The right to communicate

communicate
The history of the Internet is a debated subject, but what we do know for sure is that the US National Science Foundation (NSF) funded the establishment for national supercomputing centers at several universities and provided interconnectivity in 1986 with the NSFNET project. This was the beginning of the Internet as we know it today.

That said, why, then, is 1993 an even more important year in the history of the Internet?

On April 30, the directors at the CERN laboratories in Switzerland, one of Europe’s largest research facilities, made a statement that would change the world. They declared that the WWW technology created by Tim Berners Lee three years earlier would be made freely available to everyone; no fees or licences required. It was a stunning and visionary announcement, very much in line with the decisions of other Internet pioneers.
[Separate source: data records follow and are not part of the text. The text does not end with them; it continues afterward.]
## Files before the change

### include/ptt_hip.h

```cpp
#ifndef PTT_HIP_H
#define PTT_HIP_H

#include <stddef.h>
#include <stdint.h>

#ifdef __cplusplus
extern "C" {
#endif

#define PTT_ABI_VERSION 39

enum {
    PTT_OK = 0,
    PTT_EINVAL = -1,
    PTT_EUNSUPPORTED = -2,
    PTT_ELAUNCH = -3,
    PTT_EWORKSPACE = -4
};

typedef void* ptt_stream_t;

int ptt_version(void);
const char* ptt_error_name(int code);
const char* ptt_last_error_string(void);

// ... 6 lines not shown
                 int B, int N, int C, int npoint, int32_t* idx_out, ptt_stream_t stream);

int ptt_gather_f32(const float* feat, const int32_t* idx, int B, int C, int N, int M,
                   float* out, ptt_stream_t stream);
int ptt_gather_grad_f32(const float* grad_out, const int32_t* idx, int B, int C, int N,
                        int M, float* grad_feat, ptt_stream_t stream);

int ptt_select_centres_f32(const float* xyz, const int32_t* idx, int B, int N, int M, float* new_xyz,
                           int64_t* idx64_out, ptt_stream_t stream);

int ptt_ball_query_f32(const float* new_xyz, const float* xyz, int B, int M, int N,
                       float radius, int nsample, int32_t* idx_out, ptt_stream_t stream);

int ptt_centres_ball_query_f32(const float* xyz, const int32_t* sel, int B, int N, int M, float radius, int nsample,
                               float* new_xyz, int64_t* idx64_out, int32_t* idx_out, ptt_stream_t stream);

int ptt_group_f32(const float* feat, const int32_t* idx, int B, int C, int N, int M,
                  int ns, float* out, ptt_stream_t stream);
int ptt_group_grad_f32(const float* grad_out, const int32_t* idx, int B, int C, int N,
                       int M, int ns, float* grad_feat, ptt_stream_t stream);

size_t ptt_scatter_add_det_workspace(int B, int N, int E);
int ptt_scatter_add_det_f32(const float* src, const int32_t* idx, int B, int C, int N, int E, float* out,
                            void* workspace, size_t workspace_bytes, ptt_stream_t stream);

int ptt_knn_f32(const float* xyz, int B, int N, int k, int32_t* idx_out,
                ptt_stream_t stream);
int ptt_knn_rel_f32(const float* xyz, int B, int N, int k, int32_t* idx_out, float* rel_out,
                    ptt_stream_t stream);

// ... 66 lines not shown
    int64_t feat_sb, feat_sc, feat_sn;
    float* out;
    int64_t out_sb, out_sc, out_sm;
    int B, N, M, nsample, C;
    float radius;
    int use_xyz;
    int normalize_xyz;
    int n_layers;
    ptt_sa_layer layers[PTT_SA_MAX_LAYERS];
    const float* l0_point_term;
    const float* l0_xyz_weight;
    int l0_channels;
    int l0_relu;
    void* compact_ws;
    size_t compact_ws_bytes;
} ptt_sa_desc;

int ptt_sa_fused_fwd_f32(const ptt_sa_desc* d, ptt_stream_t stream);
size_t ptt_sa_compact_workspace(int B, int M);

typedef struct ptt_xcorr_desc {
    const float* cos_t;
    const float* P;
    const float* w_sim;
    const float* scale0;
    const float* shift0;
    float* out;
    int64_t out_sb, out_sc, out_sn;
    float* sim_out;
    int B, Ns, Nt, C0;
// ... 500 lines not shown
```

### ptt_amd/_lib.py

```python
import ctypes
import os
import re
from ctypes import Structure, c_char_p, c_double, c_float, c_int, c_int32, c_int64, c_longlong, c_size_t, c_uint32, c_void_p

from .build import HEADER as HEADER_PATH, LIB as LIB_PATH


def _strip_comments(text):
    return re.sub(r"/\*.*?\*/|//[^\n]*", " ", text, flags=re.S)


def parse_defines(text):
    return {n: int(v) for n, v in re.findall(r"^[ \t]*#[ \t]*define[ \t]+(PTT_\w+)[ \t]+(-?\d+)[ \t]*$", _strip_comments(text), re.M)}


CTYPES = {"int": c_int, "int32_t": c_int32, "uint32_t": c_uint32, "int64_t": c_int64, "long long": c_longlong, "size_t": c_size_t,
          "float": c_float, "double": c_double, "ptt_stream_t": c_void_p}


def _ctype(decl, name, is_return=False):
    words = decl.replace("*", " * ").split()
    if not is_return and len(words) > 1 and words[-1] != "*":
        words.pop()
    if "*" in words:
# ... 170 lines not shown


class SaLayer(Structure):
    _fields_ = [("Wpacked", c_void_p), ("scale", c_void_p), ("shift", c_void_p),
                ("Cin", c_int), ("Cout", c_int), ("relu", c_int)]


class SaDesc(Structure):
    _fields_ = [("xyz", c_void_p), ("new_xyz", c_void_p), ("idx", c_void_p), ("feat", c_void_p),
                ("feat_sb", c_int64), ("feat_sc", c_int64), ("feat_sn", c_int64),
                ("out", c_void_p), ("out_sb", c_int64), ("out_sc", c_int64), ("out_sm", c_int64),
                ("B", c_int), ("N", c_int), ("M", c_int), ("nsample", c_int), ("C", c_int),
                ("radius", c_float), ("use_xyz", c_int), ("normalize_xyz", c_int), ("n_layers", c_int),
                ("layers", SaLayer * PTT_SA_MAX_LAYERS),
                ("l0_point_term", c_void_p), ("l0_xyz_weight", c_void_p), ("l0_channels", c_int), ("l0_relu", c_int),
                ("compact_ws", c_void_p), ("compact_ws_bytes", c_size_t)]


class XcorrDesc(Structure):
    _fields_ = [("cos_t", c_void_p), ("P", c_void_p), ("w_sim", c_void_p), ("scale0", c_void_p), ("shift0", c_void_p),
                ("out", c_void_p), ("out_sb", c_int64), ("out_sc", c_int64), ("out_sn", c_int64),
                ("sim_out", c_void_p),
                ("B", c_int), ("Ns", c_int), ("Nt", c_int), ("C0", c_int),
                ("n_layers", c_int), ("layers", SaLayer * PTT_SA_MAX_LAYERS),
                ("split", c_int32), ("out_sh", c_int64), ("search_feat", c_void_p), ("templ_feat", c_void_p),
                ("s_sb", c_int64), ("s_sn", c_int64), ("t_sb", c_int64), ("t_sn", c_int64), ("C", c_int), ("eps", c_float)]


class AttnDesc(Structure):
    _fields_ = [("xyz", c_void_p), ("rel", c_void_p), ("knn", c_void_p), ("qkv", c_void_p),
                ("Wd1p", c_void_p), ("Wd2p", c_void_p), ("bd2", c_void_p),
# ... 59 lines not shown
```

### ptt_amd/csrc/mfma_ops.hip

```cpp
#include <math.h>
#include <stdlib.h>
#include <string.h>
#include "common.h"
#include "mfma_common.h"

#ifndef PTT_PAIR_PF
#define PTT_PAIR_PF 1
#endif
#ifndef PTT_GATHER_BATCH
#define PTT_GATHER_BATCH 16
#endif
#ifndef PTT_SA_WAVES
#define PTT_SA_WAVES 2
#endif

namespace ptt {

#ifdef PTT_DEV
#define PTT_STAMP(i) do { if (p.dbg && threadIdx.x == 0 && blockIdx.x < 4096) p.dbg[blockIdx.x * 8 + (i)] = __builtin_readcyclecounter(); } while (0)
#else
#define PTT_STAMP(i) do { } while (0)
#endif
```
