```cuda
// ... 31 lines not shown
                if (valid && (kGridTrunk || (L.grid_channels > 0 && !a.sigma_only))) {
                    float feat[32];
                    grid_features32(reinterpret_cast<const float*>(a.packed + L.grid), L.grid_res, pos[0], pos[1], pos[2], feat);
#pragma unroll
                    for (int i = 0; i < 32; ++i) split_f16(feat[i], slots[FN_SLOT_FEAT + i], lo[i]);
                }
                __half* xlo = reinterpret_cast<__half*>(smem + SMEM_XLO) + (wg * TILE + tid) * XLO_STRIDE;
#pragma unroll
                for (int i = 0; i < 4; ++i) reinterpret_cast<uint4*>(xlo)[i] = reinterpret_cast<const uint4*>(lo)[i];
            } else if (L.grid_channels > 0 && valid && !a.sigma_only) {
                float feat[32];
                grid_features32_h(reinterpret_cast<const __half*>(a.packed + L.grid16), L.grid_res, pos[0], pos[1], pos[2], feat);
#pragma unroll
                for (int i = 0; i < 32; ++i) slots[FN_SLOT_FEAT + i] = __float2half_rn(feat[i]);
            }
#pragma unroll
            for (int i = 0; i < 8; ++i)
                reinterpret_cast<uint4*>(xs + tid * XSTRIDE)[i] = reinterpret_cast<const uint4*>(slots)[i];
        }
        wg_bar(wg);

        uint32_t act[16][4];
        uint32_t nxt[8][4];
        float d[64];
        auto film_epi = [&](const float4* fs, int h, uint32_t (&dst)[8][4]) {
#pragma unroll
            for (int j = 0; j < 16; ++j) {
                const float4 e = fs[64 * h + 4 * j + q];
                const bool soft = kSoftSin > 0 && j % (kSoftSin > 0 ? kSoftSin : 1) == kSoftSin - 1;
                auto sn = [soft](float x) { return soft ? soft_sinf(x) : __sinf(x); };
                dst[j >> 1][(j & 1) * 2] = pack_half2(sn(fmaf(e.x, d[4 * j], e.z)), sn(fmaf(e.y, d[4 * j + 1], e.w)));
                dst[j >> 1][(j & 1) * 2 + 1] = pack_half2(sn(fmaf(e.x, d[4 * j + 2], e.z)), sn(fmaf(e.y, d[4 * j + 3], e.w)));
            }
            trace(TR_EPI_DONE);
        };
        auto act_hi = [&]() -> uint32_t (&)[8][4] { return *reinterpret_cast<uint32_t (*)[8][4]>(&act[8]); };
        auto film_epi_split = [&](const float4* fs, int h, uint32_t (&dst)[8][4], uint32_t (&lo)[8][4]) {
#pragma unroll
            for (int j = 0; j < 16; ++j) {
                const float4 e = fs[64 * h + 4 * j + q];
#pragma unroll
                for (int rr = 0; rr < 2; ++rr) {
                    const float s0 = soft_sinf(fmaf(e.x, d[4 * j + 2 * rr], e.z));
                    const float s1 = soft_sinf(fmaf(e.y, d[4 * j + 2 * rr + 1], e.w));
                    const __half2 hi = __floats2half2_rn(s0, s1);
                    const float2 hf = __half22float2(hi);
                    dst[j >> 1][(j & 1) * 2 + rr] = *reinterpret_cast<const uint32_t*>(&hi);
// ... 21 lines not shown
            wg_bar(wg);
        };
        uint32_t lo0[8][4], lo1[8][4];

        {
            uint32_t xf[4], slot, slot_lo = 0, w_lo = 0;
            uint32_t xg[2][4], xl[2][4];
            const float4* fs = nullptr;
            xfrag(0, xf);
            if constexpr (kGridTrunk) {
                const __half* xlo = reinterpret_cast<const __half*>(smem + SMEM_XLO) + wg * TILE * XLO_STRIDE;
#pragma unroll
                for (int s = 0; s < 2; ++s) {
                    xfrag(2 + s, xg[s]);
                    const __half* p = xlo + r0 * XLO_STRIDE + 16 * s + 2 * q;
                    xl[s][0] = *reinterpret_cast<const uint32_t*>(p);
                    xl[s][1] = *reinterpret_cast<const uint32_t*>(p + 8 * XLO_STRIDE);
                    xl[s][2] = *reinterpret_cast<const uint32_t*>(p + 8);
                    xl[s][3] = *reinterpret_cast<const uint32_t*>(p + 8 * XLO_STRIDE + 8);
                }
            }
            const uint32_t w = acquire(slot);
            if constexpr (kGridTrunk) w_lo = acquire(slot_lo);
#pragma unroll
            for (int h = 0; h < 2; ++h) {
                turn_begin();
                wg_fence();
                mma_rs_n128(d, xf, desc_kmajor(w + h * CHUNK), 0u);
                if constexpr (kGridTrunk)
#pragma unroll
                    for (int s = 0; s < 2; ++s) {
                        mma_rs_n128(d, xg[s], desc_kmajor(w + h * CHUNK + 32 * (2 + s)), 1u);
                        mma_rs_n128(d, xl[s], desc_kmajor(w + h * CHUNK + 32 * (2 + s)), 1u);
                        mma_rs_n128(d, xg[s], desc_kmajor(w_lo + h * CHUNK + 32 * (2 + s)), 1u);
                    }
                wg_commit();
                turn_end(TG_FIRST);
                wg_wait<0>();
                trace(TR_MMA_DONE);
                fence_regs(d);
                fence_regs(xf);
                if constexpr (kGridTrunk) { fence_regs(xg); fence_regs(xl); }
                if (h == 0) fs = film_acquire();
                if constexpr (kSplit) {
                    if (h == 0) film_epi_split(fs, 0, nxt, lo0);
                    else film_epi_split(fs, 1, act_hi(), lo1);
                } else {
                    if (h == 0) film_epi(fs, 0, nxt);
                    else film_epi(fs, 1, act_hi());
                }
            }
            release(slot);
            if constexpr (kGridTrunk) release(slot_lo);
            film_release();
            if constexpr (kSplit) alo_store(lo0, lo1);
#pragma unroll
            for (int s = 0; s < 8; ++s)
#pragma unroll
                for (int i = 0; i < 4; ++i) act[s][i] = nxt[s][i];
        }

        bool stop = false;
        for (int l = 0; l < L.n_hidden && !stop; ++l) {
            if (l == L.trunk_hidden) {
                float dh[16];
                uint32_t slot, slot_lo = 0, w_lo = 0;
                const uint32_t w = acquire(slot);
                if constexpr (kSplit) w_lo = acquire(slot_lo);
                turn_begin();
                wg_fence();
#pragma unroll
                for (int c = 0; c < 4; ++c)
#pragma unroll
                    for (int k = 0; k < 4; ++k) mma_rs_n32(dh, act[4 * c + k], desc_kmajor(w + c * HEAD_CHUNK + 32 * k), (c | k) ? 1u : 0u);
                if constexpr (kSplit)
#pragma unroll
                    for (int c = 0; c < 4; ++c)
#pragma unroll
                        for (int k = 0; k < 4; ++k) {
                            mma_ss_n32(dh, alo_desc(4 * c + k), desc_kmajor(w + c * HEAD_CHUNK + 32 * k), 1u);
                            mma_rs_n32(dh, act[4 * c + k], desc_kmajor(w_lo + c * HEAD_CHUNK + 32 * k), 1u);
                        }
// ... 64 lines not shown
                        }
                    }
                    if (!a.sigma_only) wg_bar(wg);
                }
                if (a.sigma_only) { stop = true; break; }
                if constexpr (kLabelFilm) {
                    constexpr int kLabN = kFeatureHead ? FN_FEAT : 32;
                    constexpr uint32_t kLabChunk = kFeatureHead ? FEAT_CHUNK : HEAD_CHUNK;
                    float dl[kLabN / 2];
                    uint32_t slot_h = 0, w_h = 0;
                    const float4* fs = nullptr;
#pragma unroll
                    for (int h = 0; h < 2; ++h) {
                        uint32_t sl[2];
                        turn_begin();
                        wg_fence();
#pragma unroll
                        for (int sb = 0; sb < 2; ++sb) {
                            const uint32_t w = acquire(sl[sb]);
#pragma unroll
                            for (int c = 0; c < 2; ++c)
#pragma unroll
                                for (int k = 0; k < 4; ++k)
                                    mma_rs_n128(d, act[8 * sb + 4 * c + k], desc_kmajor(w + c * CHUNK + 32 * k), (sb | c | k) ? 1u : 0u);
                        }
                        wg_commit();
                        turn_end(TG_LABEL_LAYER);
                        wg_wait<0>();
                        trace(TR_MMA_DONE);
                        fence_regs(d);
                        fence_regs(act);
                        release(sl[0]);
                        release(sl[1]);
                        if (h == 0) fs = film_acquire();
                        film_epi(fs, h, nxt);
                        if (h == 0) w_h = acquire(slot_h);
                        turn_begin();
                        wg_fence();
#pragma unroll
                        for (int s = 0; s < 8; ++s) {
                            const int g = 8 * h + s;
                            const uint64_t desc = desc_kmajor(w_h + (g >> 2) * kLabChunk + 32 * (g & 3));
                            if constexpr (kFeatureHead) mma_rs_n64(dl, nxt[s], desc, (h | s) ? 1u : 0u);
                            else mma_rs_n32(dl, nxt[s], desc, (h | s) ? 1u : 0u);
                        }
                        wg_commit();
                        turn_end(TG_LABEL_HEAD);
                        wg_wait<0>();
                        trace(TR_MMA_DONE);
                        fence_regs(dl);
                        fence_regs(nxt);
                    }
                    release(slot_h);
// ... 69 lines not shown
                                mma_rs_n128(d, xl[s], desc_kmajor(w_x + off), 1u);
                                mma_rs_n128(d, xf[1 + s], desc_kmajor(w_xl + off), 1u);
                            }
                        wg_commit();
                        turn_end(TG_COLOR0);
                        wg_wait<0>();
                        trace(TR_MMA_DONE);
                        fence_regs(d);
                        fence_regs(xf);
                        fence_regs(xl);
                        release(slot_x);
                        if (grid) release(slot_xl);
                    }
                    if (h == 0) fs = film_acquire();
                    if (h == 0) film_epi_split(fs, 0, nxt, lo0);
                    else film_epi_split(fs, 1, act_hi(), lo1);
                }
                film_release();
                alo_store(lo0, lo1);
#pragma unroll
                for (int s = 0; s < 8; ++s)
#pragma unroll
                    for (int i = 0; i < 4; ++i) act[s][i] = nxt[s][i];
                continue;
            }
            const bool narrow = kBridge && c0;
            const int nx = kBridge ? 2 : !kGridTrunk && L.grid_channels > 0 ? 3 : 1;
            uint32_t xf[3][4];
            if (c0)
#pragma unroll
                for (int s = 0; s < 3; ++s) xfrag(1 + s, xf[s]);
            uint32_t slot_x = 0, w_x = 0;
            const float4* fs = nullptr;
#pragma unroll
            for (int h = 0; h < 2; ++h) {
                uint32_t sl[2] = {0u, 0u};
                if (narrow && h == 0) w_x = acquire(slot_x);
                turn_begin();
                wg_fence();
                if (!narrow)
#pragma unroll
                    for (int sb = 0; sb < 2; ++sb) {
                        const uint32_t w = acquire(sl[sb]);
#pragma unroll
                        for (int c = 0; c < 2; ++c)
#pragma unroll
                            for (int k = 0; k < 4; ++k)
                                mma_rs_n128(d, act[8 * sb + 4 * c + k], desc_kmajor(w + c * CHUNK + 32 * k), (sb | c | k) ? 1u : 0u);
                    }
                if (c0) {
                    if (h == 0 && !narrow) w_x = acquire(slot_x);
#pragma unroll
                    for (int s = 0; s < 3; ++s)
                        if (s < nx) mma_rs_n128(d, xf[s], desc_kmajor(w_x + h * CHUNK + 32 * (1 + s)), (narrow && s == 0) ? 0u : 1u);
                }
                wg_commit();
                turn_end(c0 ? TG_COLOR0 : TG_HIDDEN);
                wg_wait<0>();
                trace(TR_MMA_DONE);
                fence_regs(d);
                fence_regs(act);
                fence_regs(xf);
                if (!narrow) {
                    release(sl[0]);
                    release(sl[1]);
                }
                if (c0 && h == 1) release(slot_x);
                if (h == 0) fs = film_acquire();
                if (h == 0) film_epi(fs, 0, nxt);
                else film_epi(fs, 1, act_hi());
            }
            film_release();
#pragma unroll
            for (int s = 0; s < 8; ++s)
#pragma unroll
                for (int i = 0; i < 4; ++i) act[s][i] = nxt[s][i];
        }
        if (stop) continue;

        if constexpr (kFeatureHead) {
            float dr[32];
            uint32_t slot;
            const uint32_t w = acquire(slot);
            turn_begin();
            wg_fence();
#pragma unroll
            for (int c = 0; c < 4; ++c)
#pragma unroll
                for (int k = 0; k < 4; ++k) mma_rs_n64(dr, act[4 * c + k], desc_kmajor(w + c * FEAT_CHUNK + 32 * k), (c | k) ? 1u : 0u);
            wg_commit();
            turn_end(TG_OUT_HEAD);
            wg_wait<0>();
            trace(TR_MMA_DONE);
            fence_regs(dr);
            fence_regs(act);
            release(slot);
            const float* rgb_b = reinterpret_cast<const float*>(a.packed + L.rgb.w) + rgb_rows * FN_H;
#pragma unroll
            for (int rr = 0; rr < 2; ++rr) {
// ... 69 lines not shown
```
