template <bool kSingleU64, int kBits, bool kAll8>
__global__ void __launch_bounds__(kBlock, kCtasPerSm)
fb_scatter_kernel(FbKeys keys, FbDiv dv, uint32_t num, ChunkGeom g, int chunk0,
                  const uint32_t* __restrict__ chunk_base, const int64_t* __restrict__ part_offsets,
                  FbCols cols) {
  extern __shared__ __align__(128) uint64_t smem64[];
  TileCtx cx;
  cx.nbp = nb_padded(num);
  cx.buf = smem64;
  cx.delta = (uint32_t*)(smem64 + 2 * kTile);
  cx.cursor = cx.delta + cx.nbp;
  cx.bin_start = cx.cursor + cx.nbp;
  cx.cnt = cx.bin_start + cx.nbp;
  cx.scanw = cx.cnt + kWarps * cx.nbp;
  cx.pid_sorted = (uint16_t*)(cx.scanw + 32);

  const int chunk = chunk0 + (int)blockIdx.x;
  int64_t chunk_row0, chunk_row1;
  chunk_range(g, chunk, chunk_row0, chunk_row1);

  for (uint32_t b = threadIdx.x; b < cx.nbp; b += kBlock)
    cx.cursor[b] = b < num ? (uint32_t)part_offsets[b] + chunk_base[(size_t)chunk * num + b] : 0u;
  for (uint32_t i = threadIdx.x; i < (uint32_t)kWarps * cx.nbp; i += kBlock) cx.cnt[i] = 0;
  __syncthreads();

  int phase = 0;
  for (int64_t tile_row0 = chunk_row0; tile_row0 < chunk_row1; tile_row0 += kTile) {
    const int64_t left = chunk_row1 - tile_row0;
    if (left >= kTile)
      scatter_tile<kSingleU64, kBits, true, kAll8>(keys, dv, num, cols, cx, tile_row0, kTile, phase);
    else
      scatter_tile<kSingleU64, kBits, false, kAll8>(keys, dv, num, cols, cx, tile_row0, (int)left, phase);
  }
}

constexpr int kSwcMaxCols = 8;
constexpr uint32_t kSwcMaxNum = 256;

__device__ __forceinline__ uint32_t smem_u32(const void* p) { return (uint32_t)__cvta_generic_to_shared(p); }

__device__ __forceinline__ void mbar_init(uint32_t bar, uint32_t count) {
  asm volatile("mbarrier.init.shared::cta.b64 [%0], %1;" ::"r"(bar), "r"(count) : "memory");
}
__device__ __forceinline__ void mbar_expect_tx(uint32_t bar, uint32_t bytes) {
  asm volatile("mbarrier.arrive.expect_tx.shared::cta.b64 _, [%0], %1;" ::"r"(bar), "r"(bytes) : "memory");
}
__device__ __forceinline__ void mbar_arrive_relaxed(uint32_t bar) {
  asm volatile("mbarrier.arrive.relaxed.cta.shared::cta.b64 _, [%0];" ::"r"(bar) : "memory");
}
__device__ __forceinline__ void mbar_wait(uint32_t bar, uint32_t parity) {
  asm volatile(
      "{\n"
      ".reg .pred p;\n"
      "FB_WAIT:\n"
      "mbarrier.try_wait.parity.shared::cta.b64 p, [%0], %1;\n"
      "@p bra FB_DONE;\n"
      "bra FB_WAIT;\n"
      "FB_DONE:\n"
      "}\n" ::"r"(bar), "r"(parity)
      : "memory");
}
__device__ __forceinline__ uint64_t l2_policy_evict_normal() {
  uint64_t pol;
  asm volatile("createpolicy.fractional.L2::evict_normal.b64 %0, 1.0;" : "=l"(pol));
  return pol;
}
__device__ __forceinline__ uint64_t l2_policy_evict_last() {
  uint64_t pol;
  asm volatile("createpolicy.fractional.L2::evict_last.b64 %0, 1.0;" : "=l"(pol));
  return pol;
}
__device__ __forceinline__ void tma_load_1d(uint32_t dst_smem, const void* src, uint32_t bytes, uint32_t bar,
                                            uint64_t policy) {
  asm volatile(
      "cp.async.bulk.shared::cluster.global.mbarrier::complete_tx::bytes.L2::cache_hint [%0], [%1], %2, [%3], %4;"
      ::"r"(dst_smem), "l"(src), "r"(bytes), "r"(bar), "l"(policy)
      : "memory");
}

As the worldwide web grew from those early days, we started to understand the implications of access to, or lack of access to, the net. Even back in mid to late 90s, there were significant forums arguing the case for universal access. Some even went as far as suggesting access to the powerful information and communication features of the Internet should be a basic human right: the right to communicate.

That gave birth to the term Information Superhighway, coined by Vice President Al Gore in a 1994 speech describing the future of computers accessing and communicating over a worldwide network.

Today, that superhighway is alive, thriving and flowing faster than ever.

According to some findings, in 1998 there were 50 million Internet users; eleven years later that figure had climbed to 1 billion worldwide. Today, more than 3 billion people – a little over 40 percent of the world’s population – have an Internet connection.

Furthermore, in a 2014 BBC report quoting IBM, 2.5 exabytes (2.5 billion gigabytes) of data were generated every day in 2012.

Staggering numbers, but who owns these data? As we’ve written in the past, ownership can be a legal minefield because much depends on who hosts the data and the jurisdiction where they are stored. Unfortunately, digital property laws have not kept pace with technological change so, inevitably, much of the data traveling along the Information Highway will be lost.

This can be prevented, however, if people realise the value of their data – be it financial or sentimental – and take a proactive approach to ensure it is well protected.